### Task details
Write every entry out again, unchanged.

### Records supplied
template <int N_, int DIM, int MINMODE, bool STORE>
__global__ void __launch_bounds__(kWsThreads, 1)
sq_elev_ws_kernel(const SqElevArgs A, const ProdWeights<N_> PW, const DiffWeights<N_> DW) {
    constexpr int NP = 4;
    constexpr int S_ = (DIM * (N_ + 1) + 1) / 2 * 2;
    constexpr int kSlotD = slot_doubles<N_, DIM>();
    extern __shared__ __align__(16) double smem[];
    const int lane = threadIdx.x & 31;
    const int warp = __shfl_sync(0xffffffffu, (int)(threadIdx.x >> 5), 0);
    const int group = warp & 3;
    double *slots = smem + (size_t)group * kSlots * kSlotD;
    double *stag0 = smem + (size_t)4 * kSlots * kSlotD;
    const size_t stag_per = STORE ? 16 * (size_t)A.L : 0;
    const unsigned bars_s = (unsigned)__cvta_generic_to_shared(stag0 + kConsumers * stag_per) + 8u * kBarsPerGroup * group;
    auto full_b = [&](int s) { return bars_s + 8u * s; };
    auto empty_b = [&](int s) { return bars_s + 8u * (kSlots + s); };
    auto rows_b = [&](int s) { return bars_s + 8u * (2 * kSlots + s); };
    if (warp < kProducers && lane == 0) {
        for (int s = 0; s < kSlots; ++s) { mbar_init(full_b(s), 32); mbar_init(empty_b(s), 32); mbar_init(rows_b(s), 1); }
        mbar_fence_init();
    }
    __syncthreads();

    const long long total = A.nitems * (long long)A.B;
    const long long nwt = (total + 31) >> 5;
    const long long ngroups = (long long)gridDim.x * 4, gidx = (long long)blockIdx.x * 4 + group;
    const long long t_begin = gidx * nwt / ngroups;
    const int n = (int)((gidx + 1) * nwt / ngroups - t_begin);

    if (warp < kProducers) {
        reg_dec<120>();
        PairCursor cur;
        if (n > 0) {
            const long long f = (t_begin << 5) + lane;
            cur = pair_cursor_at(A, f < total ? f : total - 1);
        }
        for (int k = 0; k < n; ++k) {
            const int s = k % kSlots, use = k / kSlots;
            double *slot = slots + (size_t)s * kSlotD;
            const unsigned slot_s = (unsigned)__cvta_generic_to_shared(slot);
            if (use > 0) mbar_wait(empty_b(s), (unsigned)(use - 1) & 1u);
            {
                const int pb = __shfl_up_sync(0xffffffffu, cur.b, 1), pi = __shfl_up_sync(0xffffffffu, cur.i, 1);
                const int pj = __shfl_up_sync(0xffffffffu, cur.j, 1);
                const bool start = lane == 0 || cur.b != pb || cur.i != pi || cur.j != pj + 1;
                const unsigned runs = __ballot_sync(0xffffffffu, start);
                if (lane == 0) mbar_arrive_expect_tx(rows_b(s), 32u * S_ * 8u);
                __syncwarp();
                if (start) {
                    const unsigned higher = lane == 31 ? 0u : (runs & (0xffffffffu << (lane + 1)));
                    const int end = higher ? __ffs(higher) - 1 : 32;
                    bulk_load(slot_s + (unsigned)lane * (S_ * 8u), A.cpts + ((size_t)cur.b * A.N + cur.j) * S_,
                              (unsigned)(end - lane) * (S_ * 8u), rows_b(s));
                }
            }
            const long long g0 = (t_begin + k) << 5;
            PairCursor nxt = cur;
            if (k + 1 < n) {
                const long long fn = g0 + 32 + lane;
                nxt = fn < total ? pair_cursor_next(A, cur, g0 + lane) : pair_cursor_at(A, total - 1);
            }
            mbar_wait(rows_b(s), (unsigned)use & 1u);
            double sc[2 * N_ + 1];
            stage1_coeffs<N_, DIM, PAIR, true>(A, PW, DW, cur.b, cur.i, cur.j, sc, slot + lane * S_);
            __syncwarp();
            double *row = slot + lane * kRowStride;
#pragma unroll
            for (int j = 0; j < N_; ++j) {
                row[slot_e(j)] = sc[j] + sc[2 * N_ - j];
                row[slot_o(j)] = sc[j] - sc[2 * N_ - j];
            }
            row[slot_e(N_)] = sc[N_];
#pragma unroll
            for (int j = N_ + 1; j < 4 * Geom<N_>::KE; ++j) row[slot_e(j)] = 0.0;
#pragma unroll
            for (int j = N_; j < 4 * Geom<N_>::KO; ++j) row[slot_o(j)] = 0.0;
            mbar_arrive(full_b(s));
            cur = nxt;
        }
    } else {
        reg_inc<192>();
        const int cidx = warp - kProducers, ci = cidx >> 2;
        double *obuf = stag0 + (size_t)cidx * stag_per;
        const unsigned obuf_s = (unsigned)__cvta_generic_to_shared(obuf);
        const bool base_aligned = (reinterpret_cast<uintptr_t>(A.out) & 15u) == 0;
        BFrags<N_, NP> Bf;
        load_bfrags<N_, NP>(Bf, A.PQ, A.L, A.LhPad, lane);
        for (int k = ci; k < n; k += 2) {
            const int s = k % kSlots, use = k / kSlots;
            const long long g0 = (t_begin + k) << 5;
            const int cnt = (int)((total - g0) < 32 ? (total - g0) : 32);
            mbar_wait(full_b(s), (unsigned)use & 1u);
            auto release = [&]() { mbar_arrive(empty_b(s)); };
            mma_tile<N_, NP, MINMODE, STORE, decltype(release)>(slots + (size_t)s * kSlotD, obuf, obuf_s, Bf,
                                                                STORE ? A.out + (size_t)g0 * A.L : nullptr, A.sinks, g0, cnt,
                                                                A.L, A.beta, lane, base_aligned, false, release);
            __syncwarp();
        }
        if (STORE && lane == 0) bulk_wait_all();
    }
}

### Solution to the exercise
template <int N_, int DIM, int MINMODE, bool STORE>
__global__ void __launch_bounds__(kWsThreads, 1)
sq_elev_ws_kernel(const SqElevArgs A, const ProdWeights<N_> PW, const DiffWeights<N_> DW) {
    constexpr int NP = 4;
    constexpr int S_ = (DIM * (N_ + 1) + 1) / 2 * 2;
    constexpr int kSlotD = slot_doubles<N_, DIM>();
    extern __shared__ __align__(16) double smem[];
    const int lane = threadIdx.x & 31;
    const int warp = __shfl_sync(0xffffffffu, (int)(threadIdx.x >> 5), 0);
    const int group = warp & 3;
    double *slots = smem + (size_t)group * kSlots * kSlotD;
    double *stag0 = smem + (size_t)4 * kSlots * kSlotD;
    const size_t stag_per = STORE ? 16 * (size_t)A.L : 0;
    const unsigned bars_s = (unsigned)__cvta_generic_to_shared(stag0 + kConsumers * stag_per) + 8u * kBarsPerGroup * group;
    auto full_b = [&](int s) { return bars_s + 8u * s; };
    auto empty_b = [&](int s) { return bars_s + 8u * (kSlots + s); };
    auto rows_b = [&](int s) { return bars_s + 8u * (2 * kSlots + s); };
    if (warp < kProducers && lane == 0) {
        for (int s = 0; s < kSlots; ++s) { mbar_init(full_b(s), 32); mbar_init(empty_b(s), 32); mbar_init(rows_b(s), 1); }
        mbar_fence_init();
    }
    __syncthreads();

    const long long total = A.nitems * (long long)A.B;
    const long long nwt = (total + 31) >> 5;
    const long long ngroups = (long long)gridDim.x * 4, gidx = (long long)blockIdx.x * 4 + group;
    const long long t_begin = gidx * nwt / ngroups;
    const int n = (int)((gidx + 1) * nwt / ngroups - t_begin);

    if (warp < kProducers) {
        reg_dec<120>();
        PairCursor cur;
        if (n > 0) {
            const long long f = (t_begin << 5) + lane;
            cur = pair_cursor_at(A, f < total ? f : total - 1);
        }
        for (int k = 0; k < n; ++k) {
            const int s = k % kSlots, use = k / kSlots;
            double *slot = slots + (size_t)s * kSlotD;
            const unsigned slot_s = (unsigned)__cvta_generic_to_shared(slot);
            if (use > 0) mbar_wait(empty_b(s), (unsigned)(use - 1) & 1u);
            {
                const int pb = __shfl_up_sync(0xffffffffu, cur.b, 1), pi = __shfl_up_sync(0xffffffffu, cur.i, 1);
                const int pj = __shfl_up_sync(0xffffffffu, cur.j, 1);
                const bool start = lane == 0 || cur.b != pb || cur.i != pi || cur.j != pj + 1;
                const unsigned runs = __ballot_sync(0xffffffffu, start);
                if (lane == 0) mbar_arrive_expect_tx(rows_b(s), 32u * S_ * 8u);
                __syncwarp();
                if (start) {
                    const unsigned higher = lane == 31 ? 0u : (runs & (0xffffffffu << (lane + 1)));
                    const int end = higher ? __ffs(higher) - 1 : 32;
                    bulk_load(slot_s + (unsigned)lane * (S_ * 8u), A.cpts + ((size_t)cur.b * A.N + cur.j) * S_,
                              (unsigned)(end - lane) * (S_ * 8u), rows_b(s));
                }
            }
            const long long g0 = (t_begin + k) << 5;
            PairCursor nxt = cur;
            if (k + 1 < n) {
                const long long fn = g0 + 32 + lane;
                nxt = fn < total ? pair_cursor_next(A, cur, g0 + lane) : pair_cursor_at(A, total - 1);
            }
            mbar_wait(rows_b(s), (unsigned)use & 1u);
            double sc[2 * N_ + 1];
            stage1_coeffs<N_, DIM, PAIR, true>(A, PW, DW, cur.b, cur.i, cur.j, sc, slot + lane * S_);
            __syncwarp();
            double *row = slot + lane * kRowStride;
#pragma unroll
            for (int j = 0; j < N_; ++j) {
                row[slot_e(j)] = sc[j] + sc[2 * N_ - j];
                row[slot_o(j)] = sc[j] - sc[2 * N_ - j];
            }
            row[slot_e(N_)] = sc[N_];
#pragma unroll
            for (int j = N_ + 1; j < 4 * Geom<N_>::KE; ++j) row[slot_e(j)] = 0.0;
#pragma unroll
            for (int j = N_; j < 4 * Geom<N_>::KO; ++j) row[slot_o(j)] = 0.0;
            mbar_arrive(full_b(s));
            cur = nxt;
        }
    } else {
        reg_inc<192>();
        const int cidx = warp - kProducers, ci = cidx >> 2;
        double *obuf = stag0 + (size_t)cidx * stag_per;
        const unsigned obuf_s = (unsigned)__cvta_generic_to_shared(obuf);
        const bool base_aligned = (reinterpret_cast<uintptr_t>(A.out) & 15u) == 0;
        BFrags<N_, NP> Bf;
        load_bfrags<N_, NP>(Bf, A.PQ, A.L, A.LhPad, lane);
        for (int k = ci; k < n; k += 2) {
            const int s = k % kSlots, use = k / kSlots;
            const long long g0 = (t_begin + k) << 5;
            const int cnt = (int)((total - g0) < 32 ? (total - g0) : 32);
            mbar_wait(full_b(s), (unsigned)use & 1u);
            auto release = [&]() { mbar_arrive(empty_b(s)); };
            mma_tile<N_, NP, MINMODE, STORE, decltype(release)>(slots + (size_t)s * kSlotD, obuf, obuf_s, Bf,
                                                                STORE ? A.out + (size_t)g0 * A.L : nullptr, A.sinks, g0, cnt,
                                                                A.L, A.beta, lane, base_aligned, false, release);
            __syncwarp();
        }
        if (STORE && lane == 0) bulk_wait_all();
    }
}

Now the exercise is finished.